Magnesium glycinate 200-400 mg taken at bedtime receives wide attention online. A small RCT (N=46) of older adults with insomnia found magnesium supplementation improved ISI scores and increased serum melatonin vs. Placebo. (Abbasi et al., 2012, J Res Med Sci) The trial is underpowered, and results have not been replicated in larger populations. Magnesium supplementation is low-risk at this dose for most adults.

L-Theanine

L-Theanine 200 mg at bedtime has shown modest effects on subjective sleep quality in two small RCTs (N=30 and N=22). The mechanism is thought to involve alpha-wave induction and reduced glutamatergic arousal. Evidence is insufficient to recommend it as primary treatment.
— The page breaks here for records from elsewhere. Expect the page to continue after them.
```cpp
template <typename ScoreT, typename IdT, typename TraceT, int BM, bool MSA, bool LDS_TABLES, int NW, int VARIANT>
__global__ __launch_bounds__(kWave * NW) void poa_window_kernel(KernelArgs a)
{
    constexpr bool DBG = VARIANT == 1 || VARIANT == 4 || VARIANT == 6;
    constexpr int PV   = VARIANT == 0 ? 0 : (VARIANT <= 2 ? 1 : 2);
    constexpr bool kFullPacked = (VARIANT == 5 || VARIANT == 6) && BM == GWHIP_FULL_BAND && LDS_TABLES && std::is_same<ScoreT, int16_t>::value;
    const int32_t debug_flags = DBG ? a.debug_flags : 0;
    extern __shared__ __attribute__((aligned(16))) uint8_t smem[];
    const int lane       = threadIdx.x & (kWave - 1);
    const int wave       = __builtin_amdgcn_readfirstlane((int)threadIdx.x >> 6);
    for (int32_t w = blockIdx.x; w < a.total_windows;)
    {
    const gwhip_poa_config& c = a.cfg;
    uint8_t* slab        = a.workspace + (size_t)w * a.L.per_window;
    GraphView<IdT> g     = carve_graph<IdT>(slab, a.L);
    const gwhip_window_details wd = a.window_details[w];
    int32_t* seq_lens    = a.sequence_lengths + wd.seq_len_buffer_offset;
    const uint8_t* sequence    = a.sequences + wd.seq_starts;
    const int8_t* base_weights = a.base_weights + wd.seq_starts;
    uint8_t* consensus   = a.consensus + (size_t)w * c.max_consensus_size;
    int32_t* alignment_graph = (int32_t*)(slab + a.L.align_graph);
    int32_t* alignment_read  = (int32_t*)(slab + a.L.align_read);

    ScoreT* ring = reinterpret_cast<ScoreT*>(smem);
    uint8_t* lds_rowinfo_region = smem + kRingBytes;
    uint8_t* lds_read_buf       = smem + kRingBytes + kRowInfoBytes;
    uint8_t* lds_code_tile      = LDS_TABLES ? smem + kRingBytes + kRowInfoBytes + kReadLds : nullptr;
    const int32_t ring_bytes    = LDS_TABLES ? kRingBytes : a.wide_ring_bytes;
    int32_t* lds_bs_ring        = LDS_TABLES ? nullptr : reinterpret_cast<int32_t*>(smem + ring_bytes);
    uint8_t* lds_read_window    = LDS_TABLES ? nullptr : smem + ring_bytes + kBsRingBytes;
    uint8_t* codes              = a.L.codes ? slab + a.L.codes : nullptr;
    constexpr bool graph_fits_lds = LDS_TABLES;
    using RowT = RowInfo<LDS_TABLES>;
    RowT* rowinfo;
    if constexpr (LDS_TABLES)
        rowinfo = reinterpret_cast<RowT*>(smem + kRingBytes);
    else
        rowinfo = reinterpret_cast<RowT*>(slab + a.L.rowinfo);

    constexpr bool TB = (BM == GWHIP_STATIC_BAND_TRACEBACK || BM == GWHIP_ADAPTIVE_BAND_TRACEBACK);
    ScoreT* scores;
    uint8_t* full_moves = nullptr;
    if (BM == GWHIP_FULL_BAND)
    {
        const size_t cell_bytes = sizeof(ScoreT) + (sizeof(ScoreT) == 2 ? 1 : 0);
        uint8_t* region         = a.full_scores + (size_t)wd.scores_offset * (size_t)c.max_nodes_per_graph * cell_bytes;
        scores                  = reinterpret_cast<ScoreT*>(region);
        if (sizeof(ScoreT) == 2) full_moves = region + (size_t)wd.scores_width * (size_t)c.max_nodes_per_graph * sizeof(ScoreT);
    }
    else
        scores = reinterpret_cast<ScoreT*>(slab + a.L.scores);
    TraceT* traceback = TB ? reinterpret_cast<TraceT*>(slab + a.L.trace) : nullptr;
    const float banded_buffer_size = __fmul_rn((float)c.max_nodes_per_graph, (float)c.matrix_sequence_dimension);
    MwArgs<ScoreT>* mw_args = nullptr;
    MwShared* mw_shared     = nullptr;
    if constexpr (NW > 1)
    {
        {
            int32_t bases = lane < (int32_t)wd.num_seqs ? seq_lens[lane] : 0;
            for (int off = 32; off > 0; off >>= 1) bases += __shfl_xor(bases, off);
            bases = __builtin_amdgcn_readfirstlane(bases);
// ... 7 lines not shown
        mw_shared = reinterpret_cast<MwShared*>(smem + ring_bytes + kBsRingBytes + kReadWinBytes + 128);
        if (wave != 0)
        {
            for (;;)
            {
                block_barrier();
                const MwArgs<ScoreT> A = *mw_args;
                if (A.op != 1) return;
                generic_forward_skew<ScoreT, IdT, RowT, DBG>(A, g, rowinfo, ring, mw_shared, wave, lane);
            }
        }
    }

    const int32_t len0 = seq_lens[0];
    for (int32_t i = lane; i < len0; i += kWave)
    {
        g.nodes[i]                = sequence[i];
        g.sorted_poa[i]           = (IdT)i;
        g.node_id_to_pos[i]       = (IdT)i;
        g.node_alignment_count[i] = 0;
        g.coverage[i]             = 1;
        g.outgoing_edge_count[i]  = (i == len0 - 1) ? 0 : 1;
        g.local_cnt[i] = (uint16_t)(1 | ((i == len0 - 1 ? 0 : 1) << 4) | ((i == 0 ? 0 : 1) << 10));
        if (i < len0 - 1)
        {
            g.outgoing_edges[(int64_t)i * kEdges] = (IdT)(i + 1);
            if (MSA)
            {
                g.out_cov[(int64_t)i * kEdges * c.max_sequences_per_poa] = 0;
                g.out_cov_cnt[(int64_t)i * kEdges]                       = 1;
            }
        }
        if (i == 0)
        {
            g.incoming_edge_count[0] = 0;
            g.incoming_edge_w[0]     = (uint16_t)base_weights[0];
            if (MSA) g.seq_begin[0] = 0;
        }
        else
        {
            g.incoming_edges[(int64_t)i * kEdges]  = (IdT)(i - 1);
            g.incoming_edge_w[(int64_t)i * kEdges] = (uint16_t)(base_weights[i - 1] + base_weights[i]);
            g.incoming_edge_count[i]               = 1;
        }
    }
    if (lane == 0) consensus[0] = 0;
    uint64_t cells = 0;
    int32_t node_count = len0;
    uint64_t phase_acc[kPhCount] = {0, 0, 0, 0, 0, 0};
    PhaseClock pc{(DBG && a.phase_cycles) ? phase_acc : nullptr, 0};
    wave_sync();
    pc.start();

    for (int32_t s = 1; s < (int32_t)wd.num_seqs; s++)
    {
        const int32_t seq_len = seq_lens[s];
        const int32_t adv     = ((s == 1 ? len0 : seq_lens[s - 1]) + 3) & ~3;
        sequence += adv;
        base_weights += adv;

        if (node_count >= c.max_nodes_per_graph)
        {
            if (lane == 0) { consensus[0] = kKernelError; consensus[1] = kNodeCountExceeded; }
            break;
        }
        pc.tick(kPhOther);
        build_rowinfo<IdT, RowT>(g, node_count, rowinfo, lane, LDS_TABLES ? reinterpret_cast<uint64_t*>(lds_code_tile) : nullptr);
        constexpr bool LDS_READ = LDS_TABLES && BM != GWHIP_FULL_BAND;
        const uint8_t* lds_read = lds_read_buf;
        if constexpr (LDS_READ)
        {
            typedef uint32_t StageVec __attribute__((ext_vector_type(4)));
            typedef StageVec StageVecA4 __attribute__((aligned(4)));
            static_assert(kReadLds % 16 == 0 && (kRingBytes + kRowInfoBytes) % 16 == 0, "16-byte fetches fill the LDS copy of the read");
            const int32_t stage_bytes = min(kReadLds, ((max(seq_len, kMaxAdaptiveBand) + 8) + 3) & ~3);
            for (int32_t i = lane * 16; i < stage_bytes; i += kWave * 16)
                *reinterpret_cast<StageVec*>(lds_read_buf + i) = *reinterpret_cast<const StageVecA4*>(sequence + i);
        }
        wave_sync();
        pc.tick(kPhRowInfo);
        const uint8_t* banded_read = LDS_READ ? lds_read : sequence;

        int32_t alen = 0;
        constexpr bool kTbPacked = TB && LDS_TABLES && std::is_same<ScoreT, int16_t>::value && std::is_same<TraceT, int16_t>::value;
        bool tb_handled = false;
        if constexpr (kTbPacked)
        {
            constexpr bool kAd = BM == GWHIP_ADAPTIVE_BAND_TRACEBACK;
            const bool adaptive_now = kAd && c.alignment_band_width < kMaxAdaptiveBand;
            auto packed = [&](auto ad_tag, int32_t rerun) -> int32_t {
// ... 85 lines not shown
        {
            int32_t new_count   = 0;
            int32_t* scratch    = reinterpret_cast<int32_t*>(scores);
            const int32_t lpad  = (seq_len + 63) & ~63;
            par_rc = add_alignment_parallel<IdT, MSA, int32_t>(new_count, g, node_count, alen, alignment_graph, alignment_read,
                                                               sequence, base_weights, seq_len, MSA ? g.seq_begin + s : nullptr,
                                                               (uint16_t)s, (uint32_t)c.max_sequences_per_poa,
                                                               c.max_nodes_per_graph, scratch, scratch + lpad,
                                                               reinterpret_cast<uint32_t*>(scratch + 2 * lpad), lane,
                                                               debug_flags, pc.acc ? &pc.acc[kPhOther] : nullptr);
            if (par_rc == 0)
            {
                if (lane == 0) seq_lens[0] = new_count;
                status_and_count = new_count;
            }
            else if (par_rc > 0)
            {
                if (lane == 0) { consensus[0] = kKernelError; consensus[1] = (uint8_t)par_rc; }
                status_and_count = -1;
            }
        }
        const uint8_t* merge_read = (LDS_READ && !TB) ? lds_read : sequence;
        if constexpr (LDS_TABLES)
        {
            int32_t new_count = 0;
            par_rc = add_alignment_parallel<IdT, MSA>(new_count, g, node_count, alen, alignment_graph, alignment_read,
                                                      merge_read, base_weights, seq_len, MSA ? g.seq_begin + s : nullptr,
                                                      (uint16_t)s, (uint32_t)c.max_sequences_per_poa,
                                                      c.max_nodes_per_graph, reinterpret_cast<int16_t*>(smem),
                                                      reinterpret_cast<int16_t*>(smem) + 2048,
                                                      reinterpret_cast<uint32_t*>(lds_rowinfo_region), lane, debug_flags,
                                                      pc.acc ? &pc.acc[kPhOther] : nullptr);
            if (par_rc == 0)
            {
                if (lane == 0) seq_lens[0] = new_count;
                status_and_count = new_count;
            }
            else if (par_rc > 0)
            {
                if (lane == 0) { consensus[0] = kKernelError; consensus[1] = (uint8_t)par_rc; }
                status_and_count = -1;
            }
        }
        if (lane == 0 && par_rc < 0)
        {
            int32_t new_count = 0;
            uint8_t e = add_alignment_to_graph<IdT, MSA>(new_count, g, node_count, alen, alignment_graph, merge_read,
                                                         alignment_read, base_weights, MSA ? g.seq_begin + s : nullptr,
                                                         (uint16_t)s, (uint32_t)c.max_sequences_per_poa,
                                                         (uint32_t)c.max_nodes_per_graph);
            if (e != 0)
            {
                consensus[0]     = kKernelError;
                consensus[1]     = e;
                status_and_count = -1;
            }
            else
            {
                seq_lens[0]      = new_count;
                status_and_count = new_count;
            }
        }
        pc.tick(kPhAddAlignment);
        status_and_count = wave_first(status_and_count);
        constexpr bool kCachedSort = !LDS_TABLES && !TB && BM != GWHIP_FULL_BAND;
        bool sorted_here = false;
        if constexpr (kCachedSort)
        {
            const bool incr_ok = c.max_nodes_per_graph <= 131071 && !(debug_flags & (1 << 17)) &&
                                 (int64_t)a.L.scores_elems * (int64_t)sizeof(ScoreT) >= (int64_t)c.max_nodes_per_graph * 24 + 2048;
            if (status_and_count >= 0 && !c.spoa_accurate && !(debug_flags & (1 << 21)) && incr_ok)
            {
                wave_sync();
                bool done = false;
                if (!(debug_flags & (1 << 16)) && topsort_incr_cnt8_lds_bytes(status_and_count) <= ring_bytes)
                    done = topsort_kahn_incr_cnt8<IdT>(g, node_count, status_and_count, smem, reinterpret_cast<int32_t*>(scores), lane);
                if (!done) topsort_kahn_incr_hbm<IdT>(g, node_count, status_and_count, reinterpret_cast<int32_t*>(scores), lane);
                sorted_here = true;
            }
            else if (status_and_count >= 0 && !c.spoa_accurate && !(debug_flags & (1 << 21)) &&
                     (int64_t)a.L.scores_elems * (int64_t)sizeof(ScoreT) >= (int64_t)(2 * ((node_count + 63) & ~63)) * 4)
            {
                wave_sync();
                topsort_kahn_cached<IdT>(g, node_count, status_and_count, smem, reinterpret_cast<int32_t*>(scores), lane);
                sorted_here = true;
            }
        }
// ... 547 lines not shown
```

### genomeworks_amd/csrc/poa_device.h

```cpp
#pragma once
#include <hip/hip_runtime.h>
#include <stdint.h>

#include <type_traits>

#include "poa_layout.h"
#include "poa_pred_rows.h"

namespace gwhip
{

constexpr int kWave = 64;

template <typename T> struct Limits;
template <> struct Limits<int16_t> { static constexpr int32_t min = -32768; };
template <> struct Limits<int32_t> { static constexpr int32_t min = INT32_MIN; };

template <typename ScoreT> struct alignas(sizeof(ScoreT) * 4) Quad { ScoreT v[4]; };

template <typename ScoreT> __device__ __forceinline__ int32_t narrow_chk(int32_t v, bool& wrapped)
{
    const int32_t n = (int32_t)(ScoreT)v;
    if constexpr (sizeof(ScoreT) == 2) wrapped |= n != v;
    return n;
}
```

When to Refer and When to Worry

Non-restorative sleep lasting fewer than 3 months often resolves with CBT-I, medication review, and attention to sleep hygiene. Refer to a sleep specialist or arrange PSG when any of these features are present:

• Loud snoring, witnessed apneas, or morning headaches (suggesting OSA)
• Restless legs, leg kicking reported by a partner, or periodic leg jerks waking the patient (suggesting PLMD or RLS)
• Excessive daytime sleepiness with sleep attacks despite adequate nighttime sleep (suggesting narcolepsy or idiopathic hypersomnia)
• Symptoms persisting after 8 weeks of CBT-I plus an appropriately selected pharmacologic agent
• A new diagnosis of fibromyalgia, ME/CFS, or Parkinson's disease, all of which carry high rates of non-restorative sleep and require specialist co-management

The AASM states: "Chronic insomnia disorder is defined as difficulty initiating or maintaining sleep, or early morning awakening, occurring at least 3 nights per week, for at least 3 months, with associated daytime impairment." (AASM ICSD-3, 2014) Non-restorative sleep meeting that temporal threshold warrants formal evaluation, not watchful waiting.